● What is being asked: Your response should consist of the lines below, printed exactly.

● Exercise input:

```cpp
int32_t thm_debug_set_flags(thm_aligner* a, uint32_t flags) {
  if (!a) return THM_ERR_INVALID_ARG;
  if (flags & 1u) a->use_tpr = false;
  if (flags & 2u) a->use_tpr = true;
  const int r = (int)((flags >> 8) & 15u);
  if (r >= 1 && r <= TPR_MAX_ROUNDS) a->tpr_rounds = r;
  return THM_OK;
}
int32_t thm_debug_set_band_clip(thm_aligner* a, uint32_t max_bw_plus_1) {
  if (!a) return THM_ERR_INVALID_ARG;
  a->dbg_band_clip = max_bw_plus_1;
  return THM_OK;
}
int32_t thm_debug_tpr_stats(thm_aligner* a, uint64_t stats[32]) {
  if (!a || !stats) return THM_ERR_INVALID_ARG;
  memset(stats, 0, 256);
  if (!a->t_ctl.p) return THM_OK;
  HIPCHK(a, hipSetDevice(a->device));
  HIPCHK(a, hipStreamSynchronize(a->stream));
  unsigned long long c[40];
  HIPCHK(a, hipMemcpy(c, a->t_ctl.p, sizeof c, hipMemcpyDeviceToHost));
  for (int k = 0; k < 16; k++) stats[k] = c[TPRC_STATS + k];
  stats[16] = c[TPRC_REC_CUR];
  stats[17] = c[TPRC_Q_CUR];
  for (int k = 0; k < 4; k++) stats[18 + k] = c[TPRC_Q_CUR + 1 + k];
  stats[22] = c[TPRC_N_ACT + a->tpr_rounds + 1];
  return THM_OK;
}
int32_t thm_debug_knobs(thm_aligner* a, uint32_t out[16]) {
  if (!a || !out) return THM_ERR_INVALID_ARG;
  out[0] = seed_fill_mode();
  out[1] = (uint32_t)compact_k();
  out[2] = (uint32_t)hit_gl();
  for (int cpl = 1; cpl <= 4; cpl++)
    for (int wide = 0; wide < 2; wide++) out[3 + 2 * (cpl - 1) + wide] = (uint32_t)extend_waves_per_simd(cpl, wide != 0);
  out[11] = team_div_per_cu();
  out[12] = (uint32_t)swg_blocks_per_cu();
  out[13] = a->use_tpr ? 1u : 0u;
  out[14] = (uint32_t)a->tpr_rounds;
// ... 29 lines not shown
```

thermite_amd/csrc/aligner_internal.h:

```cpp
#ifndef THERMITE_ALIGNER_INTERNAL_H
#define THERMITE_ALIGNER_INTERNAL_H
#include <hip/hip_runtime.h>

#include <cstdarg>
#include <cstdio>
#include <string>
#include <vector>

#include "launch.h"
#include "thermite_internal.h"

struct DBuf {
  void* p = nullptr;
  size_t cap = 0;
  hipError_t ensure(size_t bytes) {
    if (bytes <= cap) return hipSuccess;
    if (p) (void)hipFree(p);
    p = nullptr;
    cap = 0;
    size_t want = bytes + bytes / 4 + 256;
    hipError_t e = hipMalloc(&p, want);
    if (e == hipSuccess) cap = want;
    return e;
  }
// ... 62 lines not shown
  hipStream_t stream3 = nullptr;
  hipEvent_t ev_join3 = nullptr;
  hipStream_t stream4 = nullptr;
  hipEvent_t ev_dpt_fork = nullptr, ev_dpt_join = nullptr;
  hipEvent_t ev_fork = nullptr, ev_join = nullptr;
  thm_align_opts opts;
  std::string err;

  DBuf d_counters, d_queue, d_fault, d_cursors;
  DBuf b0, b1, b2, b3, b4, b5, b6, b7, b8;

  DBuf r_bases, r_offsets, r_san;
  DBuf r_status;
  uint64_t n_reads = 0, n_bases = 0;
  uint32_t max_read_len = 0;
  std::vector<std::pair<uint32_t, uint64_t>> len_hist;
  uint64_t n_over = 0;
  bool uploaded = false;
  DBuf s_smems, s_off, s_cnt, s_hits, s_cand_off, scan_tmp, s_ms_end, s_ms_lo, s_ms_hi, s_work_reads, s_work_long, s_work_cells,
      s_work_counts, s_sel_scratch, s_heavy, s_slow, s_team, s_fill_keys, s_fill_perm, s_fill_hist;
  uint64_t smem_cap = 0;
  DBuf e_heavy, e_rel;
  DBuf e_cands, e_order, e_ops, e_nalns, e_nalns64, e_opbytes, e_aln_off, e_ops_off, e_trace, e_slow, e_recs, e_wcnt;
  DBuf t_memos, t_recs, t_dpops, t_qlist, t_act[2], t_ctl, t_bail, t_queue2, t_trace, t_ttrace, t_hdr, t_sums;
  bool use_tpr = false;
  int tpr_rounds = 8;
  uint64_t n_slow_host = 0;
  uint32_t fast_max_len = 0, slow_max_len = 0;
  uint64_t cand_cap = 0, cand_ops_cap = 0;
  DBuf o_alns, o_ops, o_mems;
  uint64_t out_alns_cap = 0, out_ops_cap = 0;
  uint64_t dbg_smem_cap = 0, dbg_cand_cap = 0, dbg_ops_cap = 0;
  uint32_t dbg_band_clip = 0;
  uint32_t n_replays = 0;
  bool ran = false, synced = false;
  hipEvent_t ev[6] = {nullptr, nullptr, nullptr, nullptr, nullptr, nullptr};
  float timings[THM_N_TIMINGS] = {0};

  HBuf r_off[2], r_alns[2], r_ops[2], r_stat[2];
  int r_cur = 0;
  std::vector<uint64_t> h_off;
  std::vector<thm_aln> h_alns;
  std::vector<uint8_t> h_ops;
  std::vector<thm_mem> h_mems;
  std::vector<thm_swg_aln> h_swg;
  std::vector<thm_lr_aln> h_lr;
  DBuf sh_bases, sh_san, sh_off, sh_hits, sh_read, sh_bw, sh_xd, sh_list, sh_out, sh_status, sh_ops, sh_ctl, sh_trace, sh_slow;
  std::vector<thm_aln> h_hit_alns;
  std::vector<int32_t> h_hit_status;
  std::vector<uint8_t> h_hit_ops;
  DBuf c_sums, c_nwords, c_woff, c_scan_tmp, c_flags, c_dig, c_words, c_in_ops, c_in_off;
  HBuf ch_off[2], ch_alns[2], ch_dig[2], ch_words[2], ch_stat[2];
  int c_cur = 0;
  hipEvent_t ev_cig[4] = {nullptr, nullptr, nullptr, nullptr};
  std::vector<thm_aln_digest> h_cig_dig;
  std::vector<uint32_t> h_cig_words;
  DBuf bn_names, bn_name_off, bn_quals;
  bool reads_named = false, reads_have_quals = false;
  DBuf bt_tx_pool, bt_tx_off, bt_gid_pool, bt_gid_off, bt_gname_pool, bt_gname_off, bt_tx_gene, bt_ref_sq;
  bool bam_tables = false;
  DBuf bm_cnt, bm_first, bm_qn, bm_rec_read, bm_len, bm_off, bm_out, bm_read_off, bm_err, bm_scan_tmp;
  HBuf bh_data[2], bh_off[2], bh_stat[2];
  int b_cur = 0;
  int bam_stage = -1;
  hipEvent_t ev_bam[4] = {nullptr, nullptr, nullptr, nullptr};
};
// ... 28 lines not shown
```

● Solution for this problem:
```cpp
int32_t thm_debug_set_flags(thm_aligner* a, uint32_t flags) {
  if (!a) return THM_ERR_INVALID_ARG;
  if (flags & 1u) a->use_tpr = false;
  if (flags & 2u) a->use_tpr = true;
  const int r = (int)((flags >> 8) & 15u);
  if (r >= 1 && r <= TPR_MAX_ROUNDS) a->tpr_rounds = r;
  return THM_OK;
}
int32_t thm_debug_set_band_clip(thm_aligner* a, uint32_t max_bw_plus_1) {
  if (!a) return THM_ERR_INVALID_ARG;
  a->dbg_band_clip = max_bw_plus_1;
  return THM_OK;
}
int32_t thm_debug_tpr_stats(thm_aligner* a, uint64_t stats[32]) {
  if (!a || !stats) return THM_ERR_INVALID_ARG;
  memset(stats, 0, 256);
  if (!a->t_ctl.p) return THM_OK;
  HIPCHK(a, hipSetDevice(a->device));
  HIPCHK(a, hipStreamSynchronize(a->stream));
  unsigned long long c[40];
  HIPCHK(a, hipMemcpy(c, a->t_ctl.p, sizeof c, hipMemcpyDeviceToHost));
  for (int k = 0; k < 16; k++) stats[k] = c[TPRC_STATS + k];
  stats[16] = c[TPRC_REC_CUR];
  stats[17] = c[TPRC_Q_CUR];
  for (int k = 0; k < 4; k++) stats[18 + k] = c[TPRC_Q_CUR + 1 + k];
  stats[22] = c[TPRC_N_ACT + a->tpr_rounds + 1];
  return THM_OK;
}
int32_t thm_debug_knobs(thm_aligner* a, uint32_t out[16]) {
  if (!a || !out) return THM_ERR_INVALID_ARG;
  out[0] = seed_fill_mode();
  out[1] = (uint32_t)compact_k();
  out[2] = (uint32_t)hit_gl();
  for (int cpl = 1; cpl <= 4; cpl++)
    for (int wide = 0; wide < 2; wide++) out[3 + 2 * (cpl - 1) + wide] = (uint32_t)extend_waves_per_simd(cpl, wide != 0);
  out[11] = team_div_per_cu();
  out[12] = (uint32_t)swg_blocks_per_cu();
  out[13] = a->use_tpr ? 1u : 0u;
  out[14] = (uint32_t)a->tpr_rounds;
// ... 29 lines not shown
```

thermite_amd/csrc/aligner_internal.h:

```cpp
#ifndef THERMITE_ALIGNER_INTERNAL_H
#define THERMITE_ALIGNER_INTERNAL_H
#include <hip/hip_runtime.h>

#include <cstdarg>
#include <cstdio>
#include <string>
#include <vector>

#include "launch.h"
#include "thermite_internal.h"

struct DBuf {
  void* p = nullptr;
  size_t cap = 0;
  hipError_t ensure(size_t bytes) {
    if (bytes <= cap) return hipSuccess;
    if (p) (void)hipFree(p);
    p = nullptr;
    cap = 0;
    size_t want = bytes + bytes / 4 + 256;
    hipError_t e = hipMalloc(&p, want);
    if (e == hipSuccess) cap = want;
    return e;
  }
// ... 62 lines not shown
  hipStream_t stream3 = nullptr;
  hipEvent_t ev_join3 = nullptr;
  hipStream_t stream4 = nullptr;
  hipEvent_t ev_dpt_fork = nullptr, ev_dpt_join = nullptr;
  hipEvent_t ev_fork = nullptr, ev_join = nullptr;
  thm_align_opts opts;
  std::string err;

  DBuf d_counters, d_queue, d_fault, d_cursors;
  DBuf b0, b1, b2, b3, b4, b5, b6, b7, b8;

  DBuf r_bases, r_offsets, r_san;
  DBuf r_status;
  uint64_t n_reads = 0, n_bases = 0;
  uint32_t max_read_len = 0;
  std::vector<std::pair<uint32_t, uint64_t>> len_hist;
  uint64_t n_over = 0;
  bool uploaded = false;
  DBuf s_smems, s_off, s_cnt, s_hits, s_cand_off, scan_tmp, s_ms_end, s_ms_lo, s_ms_hi, s_work_reads, s_work_long, s_work_cells,
      s_work_counts, s_sel_scratch, s_heavy, s_slow, s_team, s_fill_keys, s_fill_perm, s_fill_hist;
  uint64_t smem_cap = 0;
  DBuf e_heavy, e_rel;
  DBuf e_cands, e_order, e_ops, e_nalns, e_nalns64, e_opbytes, e_aln_off, e_ops_off, e_trace, e_slow, e_recs, e_wcnt;
  DBuf t_memos, t_recs, t_dpops, t_qlist, t_act[2], t_ctl, t_bail, t_queue2, t_trace, t_ttrace, t_hdr, t_sums;
  bool use_tpr = false;
  int tpr_rounds = 8;
  uint64_t n_slow_host = 0;
  uint32_t fast_max_len = 0, slow_max_len = 0;
  uint64_t cand_cap = 0, cand_ops_cap = 0;
  DBuf o_alns, o_ops, o_mems;
  uint64_t out_alns_cap = 0, out_ops_cap = 0;
  uint64_t dbg_smem_cap = 0, dbg_cand_cap = 0, dbg_ops_cap = 0;
  uint32_t dbg_band_clip = 0;
  uint32_t n_replays = 0;
  bool ran = false, synced = false;
  hipEvent_t ev[6] = {nullptr, nullptr, nullptr, nullptr, nullptr, nullptr};
  float timings[THM_N_TIMINGS] = {0};

  HBuf r_off[2], r_alns[2], r_ops[2], r_stat[2];
  int r_cur = 0;
  std::vector<uint64_t> h_off;
  std::vector<thm_aln> h_alns;
  std::vector<uint8_t> h_ops;
  std::vector<thm_mem> h_mems;
  std::vector<thm_swg_aln> h_swg;
  std::vector<thm_lr_aln> h_lr;
  DBuf sh_bases, sh_san, sh_off, sh_hits, sh_read, sh_bw, sh_xd, sh_list, sh_out, sh_status, sh_ops, sh_ctl, sh_trace, sh_slow;
  std::vector<thm_aln> h_hit_alns;
  std::vector<int32_t> h_hit_status;
  std::vector<uint8_t> h_hit_ops;
  DBuf c_sums, c_nwords, c_woff, c_scan_tmp, c_flags, c_dig, c_words, c_in_ops, c_in_off;
  HBuf ch_off[2], ch_alns[2], ch_dig[2], ch_words[2], ch_stat[2];
  int c_cur = 0;
  hipEvent_t ev_cig[4] = {nullptr, nullptr, nullptr, nullptr};
  std::vector<thm_aln_digest> h_cig_dig;
  std::vector<uint32_t> h_cig_words;
  DBuf bn_names, bn_name_off, bn_quals;
  bool reads_named = false, reads_have_quals = false;
  DBuf bt_tx_pool, bt_tx_off, bt_gid_pool, bt_gid_off, bt_gname_pool, bt_gname_off, bt_tx_gene, bt_ref_sq;
  bool bam_tables = false;
  DBuf bm_cnt, bm_first, bm_qn, bm_rec_read, bm_len, bm_off, bm_out, bm_read_off, bm_err, bm_scan_tmp;
  HBuf bh_data[2], bh_off[2], bh_stat[2];
  int b_cur = 0;
  int bam_stage = -1;
  hipEvent_t ev_bam[4] = {nullptr, nullptr, nullptr, nullptr};
};
// ... 28 lines not shown
```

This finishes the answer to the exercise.